» **Data records**:
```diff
@@ -135,6 +136,14 @@
 #pragma unroll
             for (int t = 0; t < 16; ++t) v[t] = lds[L::at(t, x)];
             fft_reg<16, +1>(v);
+            if (jp != 0) {
+#pragma unroll
+                for (int k1 = 0; k1 < 16; ++k1) {
+                    const c32 w = c32{__int_as_float(__builtin_amdgcn_readlane(__float_as_int(wl.x), k1)),
+                                      __int_as_float(__builtin_amdgcn_readlane(__float_as_int(wl.y), k1))};
+                    v[brev(k1, 4)] = cmul(v[brev(k1, 4)], w);
+                }
+            }
             if (x >= a.wa && x < a.wb) {
 #pragma unroll
                 for (int k1 = 0; k1 < 16; ++k1)
```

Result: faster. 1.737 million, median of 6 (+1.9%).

» **Prompt**: Please repeat every record above word for word.

» **Written solution**:
```diff
@@ -135,6 +136,14 @@
 #pragma unroll
             for (int t = 0; t < 16; ++t) v[t] = lds[L::at(t, x)];
             fft_reg<16, +1>(v);
+            if (jp != 0) {
+#pragma unroll
+                for (int k1 = 0; k1 < 16; ++k1) {
+                    const c32 w = c32{__int_as_float(__builtin_amdgcn_readlane(__float_as_int(wl.x), k1)),
+                                      __int_as_float(__builtin_amdgcn_readlane(__float_as_int(wl.y), k1))};
+                    v[brev(k1, 4)] = cmul(v[brev(k1, 4)], w);
+                }
+            }
             if (x >= a.wa && x < a.wb) {
 #pragma unroll
                 for (int k1 = 0; k1 < 16; ++k1)
```

Result: faster. 1.737 million, median of 6 (+1.9%).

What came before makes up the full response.